Your goal: Line by line, transcribe the listing below exactly.
━━━━━━
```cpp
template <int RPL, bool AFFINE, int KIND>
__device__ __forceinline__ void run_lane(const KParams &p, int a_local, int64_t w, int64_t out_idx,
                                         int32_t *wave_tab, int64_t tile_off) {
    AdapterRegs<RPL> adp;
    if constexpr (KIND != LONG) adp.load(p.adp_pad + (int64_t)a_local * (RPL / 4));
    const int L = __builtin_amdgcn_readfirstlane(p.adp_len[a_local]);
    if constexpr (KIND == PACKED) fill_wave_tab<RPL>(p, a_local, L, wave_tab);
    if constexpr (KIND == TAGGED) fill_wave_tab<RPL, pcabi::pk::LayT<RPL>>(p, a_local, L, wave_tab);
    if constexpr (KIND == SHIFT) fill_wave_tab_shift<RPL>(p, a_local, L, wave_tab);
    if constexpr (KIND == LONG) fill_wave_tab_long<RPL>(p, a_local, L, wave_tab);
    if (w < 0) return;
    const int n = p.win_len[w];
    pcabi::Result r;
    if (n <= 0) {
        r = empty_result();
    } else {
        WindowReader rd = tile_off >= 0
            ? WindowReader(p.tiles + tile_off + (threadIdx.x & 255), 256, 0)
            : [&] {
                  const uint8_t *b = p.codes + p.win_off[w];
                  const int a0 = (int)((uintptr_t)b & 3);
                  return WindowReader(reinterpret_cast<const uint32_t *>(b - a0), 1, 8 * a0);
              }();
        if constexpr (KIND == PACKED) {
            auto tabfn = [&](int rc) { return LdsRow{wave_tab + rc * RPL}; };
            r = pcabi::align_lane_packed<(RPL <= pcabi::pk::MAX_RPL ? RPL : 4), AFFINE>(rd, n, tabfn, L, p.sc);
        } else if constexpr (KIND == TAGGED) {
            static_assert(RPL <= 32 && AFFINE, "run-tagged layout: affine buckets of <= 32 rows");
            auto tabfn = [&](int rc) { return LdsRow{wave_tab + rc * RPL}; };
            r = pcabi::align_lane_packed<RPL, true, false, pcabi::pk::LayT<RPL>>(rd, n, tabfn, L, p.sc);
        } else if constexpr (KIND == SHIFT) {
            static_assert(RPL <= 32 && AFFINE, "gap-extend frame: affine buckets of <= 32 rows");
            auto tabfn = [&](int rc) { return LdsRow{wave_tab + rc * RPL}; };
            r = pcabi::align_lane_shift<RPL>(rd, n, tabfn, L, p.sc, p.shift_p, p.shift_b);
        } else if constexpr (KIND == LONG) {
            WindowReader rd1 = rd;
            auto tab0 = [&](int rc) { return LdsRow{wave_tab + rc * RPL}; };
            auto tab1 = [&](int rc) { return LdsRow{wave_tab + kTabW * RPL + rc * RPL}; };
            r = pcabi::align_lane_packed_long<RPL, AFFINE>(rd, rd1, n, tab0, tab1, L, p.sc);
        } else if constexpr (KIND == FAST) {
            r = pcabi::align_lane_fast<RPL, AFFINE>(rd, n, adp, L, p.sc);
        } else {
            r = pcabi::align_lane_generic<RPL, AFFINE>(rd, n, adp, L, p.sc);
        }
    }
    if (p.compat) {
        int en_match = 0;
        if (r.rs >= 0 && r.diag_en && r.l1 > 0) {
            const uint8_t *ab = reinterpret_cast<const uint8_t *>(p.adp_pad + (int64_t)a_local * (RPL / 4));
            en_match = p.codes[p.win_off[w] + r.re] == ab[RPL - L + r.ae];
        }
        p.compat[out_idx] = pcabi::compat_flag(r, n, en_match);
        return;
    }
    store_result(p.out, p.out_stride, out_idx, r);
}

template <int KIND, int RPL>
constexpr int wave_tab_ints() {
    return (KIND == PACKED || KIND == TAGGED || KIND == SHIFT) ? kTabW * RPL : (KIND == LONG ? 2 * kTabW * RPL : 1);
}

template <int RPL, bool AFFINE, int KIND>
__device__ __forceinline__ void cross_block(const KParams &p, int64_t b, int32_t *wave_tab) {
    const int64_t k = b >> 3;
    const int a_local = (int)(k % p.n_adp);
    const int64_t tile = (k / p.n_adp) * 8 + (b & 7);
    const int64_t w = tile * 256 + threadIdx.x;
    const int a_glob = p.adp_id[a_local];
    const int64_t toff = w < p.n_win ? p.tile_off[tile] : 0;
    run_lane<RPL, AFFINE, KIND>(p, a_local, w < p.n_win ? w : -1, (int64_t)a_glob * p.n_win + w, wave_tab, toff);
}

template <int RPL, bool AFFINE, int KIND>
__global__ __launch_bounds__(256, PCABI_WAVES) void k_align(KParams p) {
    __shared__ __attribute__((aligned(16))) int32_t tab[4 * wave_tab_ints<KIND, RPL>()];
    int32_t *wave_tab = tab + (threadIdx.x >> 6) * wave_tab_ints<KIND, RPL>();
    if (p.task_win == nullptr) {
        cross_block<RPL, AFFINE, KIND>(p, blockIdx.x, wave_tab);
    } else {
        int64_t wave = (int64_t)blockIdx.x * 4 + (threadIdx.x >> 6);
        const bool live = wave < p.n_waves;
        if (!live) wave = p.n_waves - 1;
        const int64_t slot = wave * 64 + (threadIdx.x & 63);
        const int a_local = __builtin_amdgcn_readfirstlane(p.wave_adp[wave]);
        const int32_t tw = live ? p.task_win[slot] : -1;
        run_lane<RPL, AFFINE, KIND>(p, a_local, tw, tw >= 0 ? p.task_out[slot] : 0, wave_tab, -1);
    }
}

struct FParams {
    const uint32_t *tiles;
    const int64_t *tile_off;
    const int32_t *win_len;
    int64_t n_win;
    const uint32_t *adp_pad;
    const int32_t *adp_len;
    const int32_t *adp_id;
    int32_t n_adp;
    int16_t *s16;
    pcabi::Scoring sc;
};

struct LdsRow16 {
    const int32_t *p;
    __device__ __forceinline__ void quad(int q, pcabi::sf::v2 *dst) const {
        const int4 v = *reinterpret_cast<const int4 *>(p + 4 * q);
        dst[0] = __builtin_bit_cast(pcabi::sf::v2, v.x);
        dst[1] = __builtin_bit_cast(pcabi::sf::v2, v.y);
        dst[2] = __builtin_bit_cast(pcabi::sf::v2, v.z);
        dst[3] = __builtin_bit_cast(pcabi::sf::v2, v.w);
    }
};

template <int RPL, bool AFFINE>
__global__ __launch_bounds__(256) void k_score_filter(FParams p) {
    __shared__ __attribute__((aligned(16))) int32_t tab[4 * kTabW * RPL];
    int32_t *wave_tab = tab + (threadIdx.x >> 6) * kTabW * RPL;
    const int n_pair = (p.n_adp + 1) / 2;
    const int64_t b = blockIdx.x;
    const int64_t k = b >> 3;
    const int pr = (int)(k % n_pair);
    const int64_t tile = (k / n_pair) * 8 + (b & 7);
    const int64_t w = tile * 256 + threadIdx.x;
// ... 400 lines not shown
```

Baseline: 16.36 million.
━━━━━━
Task output:
```cpp
template <int RPL, bool AFFINE, int KIND>
__device__ __forceinline__ void run_lane(const KParams &p, int a_local, int64_t w, int64_t out_idx,
                                         int32_t *wave_tab, int64_t tile_off) {
    AdapterRegs<RPL> adp;
    if constexpr (KIND != LONG) adp.load(p.adp_pad + (int64_t)a_local * (RPL / 4));
    const int L = __builtin_amdgcn_readfirstlane(p.adp_len[a_local]);
    if constexpr (KIND == PACKED) fill_wave_tab<RPL>(p, a_local, L, wave_tab);
    if constexpr (KIND == TAGGED) fill_wave_tab<RPL, pcabi::pk::LayT<RPL>>(p, a_local, L, wave_tab);
    if constexpr (KIND == SHIFT) fill_wave_tab_shift<RPL>(p, a_local, L, wave_tab);
    if constexpr (KIND == LONG) fill_wave_tab_long<RPL>(p, a_local, L, wave_tab);
    if (w < 0) return;
    const int n = p.win_len[w];
    pcabi::Result r;
    if (n <= 0) {
        r = empty_result();
    } else {
        WindowReader rd = tile_off >= 0
            ? WindowReader(p.tiles + tile_off + (threadIdx.x & 255), 256, 0)
            : [&] {
                  const uint8_t *b = p.codes + p.win_off[w];
                  const int a0 = (int)((uintptr_t)b & 3);
                  return WindowReader(reinterpret_cast<const uint32_t *>(b - a0), 1, 8 * a0);
              }();
        if constexpr (KIND == PACKED) {
            auto tabfn = [&](int rc) { return LdsRow{wave_tab + rc * RPL}; };
            r = pcabi::align_lane_packed<(RPL <= pcabi::pk::MAX_RPL ? RPL : 4), AFFINE>(rd, n, tabfn, L, p.sc);
        } else if constexpr (KIND == TAGGED) {
            static_assert(RPL <= 32 && AFFINE, "run-tagged layout: affine buckets of <= 32 rows");
            auto tabfn = [&](int rc) { return LdsRow{wave_tab + rc * RPL}; };
            r = pcabi::align_lane_packed<RPL, true, false, pcabi::pk::LayT<RPL>>(rd, n, tabfn, L, p.sc);
        } else if constexpr (KIND == SHIFT) {
            static_assert(RPL <= 32 && AFFINE, "gap-extend frame: affine buckets of <= 32 rows");
            auto tabfn = [&](int rc) { return LdsRow{wave_tab + rc * RPL}; };
            r = pcabi::align_lane_shift<RPL>(rd, n, tabfn, L, p.sc, p.shift_p, p.shift_b);
        } else if constexpr (KIND == LONG) {
            WindowReader rd1 = rd;
            auto tab0 = [&](int rc) { return LdsRow{wave_tab + rc * RPL}; };
            auto tab1 = [&](int rc) { return LdsRow{wave_tab + kTabW * RPL + rc * RPL}; };
            r = pcabi::align_lane_packed_long<RPL, AFFINE>(rd, rd1, n, tab0, tab1, L, p.sc);
        } else if constexpr (KIND == FAST) {
            r = pcabi::align_lane_fast<RPL, AFFINE>(rd, n, adp, L, p.sc);
        } else {
            r = pcabi::align_lane_generic<RPL, AFFINE>(rd, n, adp, L, p.sc);
        }
    }
    if (p.compat) {
        int en_match = 0;
        if (r.rs >= 0 && r.diag_en && r.l1 > 0) {
            const uint8_t *ab = reinterpret_cast<const uint8_t *>(p.adp_pad + (int64_t)a_local * (RPL / 4));
            en_match = p.codes[p.win_off[w] + r.re] == ab[RPL - L + r.ae];
        }
        p.compat[out_idx] = pcabi::compat_flag(r, n, en_match);
        return;
    }
    store_result(p.out, p.out_stride, out_idx, r);
}

template <int KIND, int RPL>
constexpr int wave_tab_ints() {
    return (KIND == PACKED || KIND == TAGGED || KIND == SHIFT) ? kTabW * RPL : (KIND == LONG ? 2 * kTabW * RPL : 1);
}

template <int RPL, bool AFFINE, int KIND>
__device__ __forceinline__ void cross_block(const KParams &p, int64_t b, int32_t *wave_tab) {
    const int64_t k = b >> 3;
    const int a_local = (int)(k % p.n_adp);
    const int64_t tile = (k / p.n_adp) * 8 + (b & 7);
    const int64_t w = tile * 256 + threadIdx.x;
    const int a_glob = p.adp_id[a_local];
    const int64_t toff = w < p.n_win ? p.tile_off[tile] : 0;
    run_lane<RPL, AFFINE, KIND>(p, a_local, w < p.n_win ? w : -1, (int64_t)a_glob * p.n_win + w, wave_tab, toff);
}

template <int RPL, bool AFFINE, int KIND>
__global__ __launch_bounds__(256, PCABI_WAVES) void k_align(KParams p) {
    __shared__ __attribute__((aligned(16))) int32_t tab[4 * wave_tab_ints<KIND, RPL>()];
    int32_t *wave_tab = tab + (threadIdx.x >> 6) * wave_tab_ints<KIND, RPL>();
    if (p.task_win == nullptr) {
        cross_block<RPL, AFFINE, KIND>(p, blockIdx.x, wave_tab);
    } else {
        int64_t wave = (int64_t)blockIdx.x * 4 + (threadIdx.x >> 6);
        const bool live = wave < p.n_waves;
        if (!live) wave = p.n_waves - 1;
        const int64_t slot = wave * 64 + (threadIdx.x & 63);
        const int a_local = __builtin_amdgcn_readfirstlane(p.wave_adp[wave]);
        const int32_t tw = live ? p.task_win[slot] : -1;
        run_lane<RPL, AFFINE, KIND>(p, a_local, tw, tw >= 0 ? p.task_out[slot] : 0, wave_tab, -1);
    }
}

struct FParams {
    const uint32_t *tiles;
    const int64_t *tile_off;
    const int32_t *win_len;
    int64_t n_win;
    const uint32_t *adp_pad;
    const int32_t *adp_len;
    const int32_t *adp_id;
    int32_t n_adp;
    int16_t *s16;
    pcabi::Scoring sc;
};

struct LdsRow16 {
    const int32_t *p;
    __device__ __forceinline__ void quad(int q, pcabi::sf::v2 *dst) const {
        const int4 v = *reinterpret_cast<const int4 *>(p + 4 * q);
        dst[0] = __builtin_bit_cast(pcabi::sf::v2, v.x);
        dst[1] = __builtin_bit_cast(pcabi::sf::v2, v.y);
        dst[2] = __builtin_bit_cast(pcabi::sf::v2, v.z);
        dst[3] = __builtin_bit_cast(pcabi::sf::v2, v.w);
    }
};

template <int RPL, bool AFFINE>
__global__ __launch_bounds__(256) void k_score_filter(FParams p) {
    __shared__ __attribute__((aligned(16))) int32_t tab[4 * kTabW * RPL];
    int32_t *wave_tab = tab + (threadIdx.x >> 6) * kTabW * RPL;
    const int n_pair = (p.n_adp + 1) / 2;
    const int64_t b = blockIdx.x;
    const int64_t k = b >> 3;
    const int pr = (int)(k % n_pair);
    const int64_t tile = (k / n_pair) * 8 + (b & 7);
    const int64_t w = tile * 256 + threadIdx.x;
// ... 400 lines not shown
```

Baseline: 16.36 million.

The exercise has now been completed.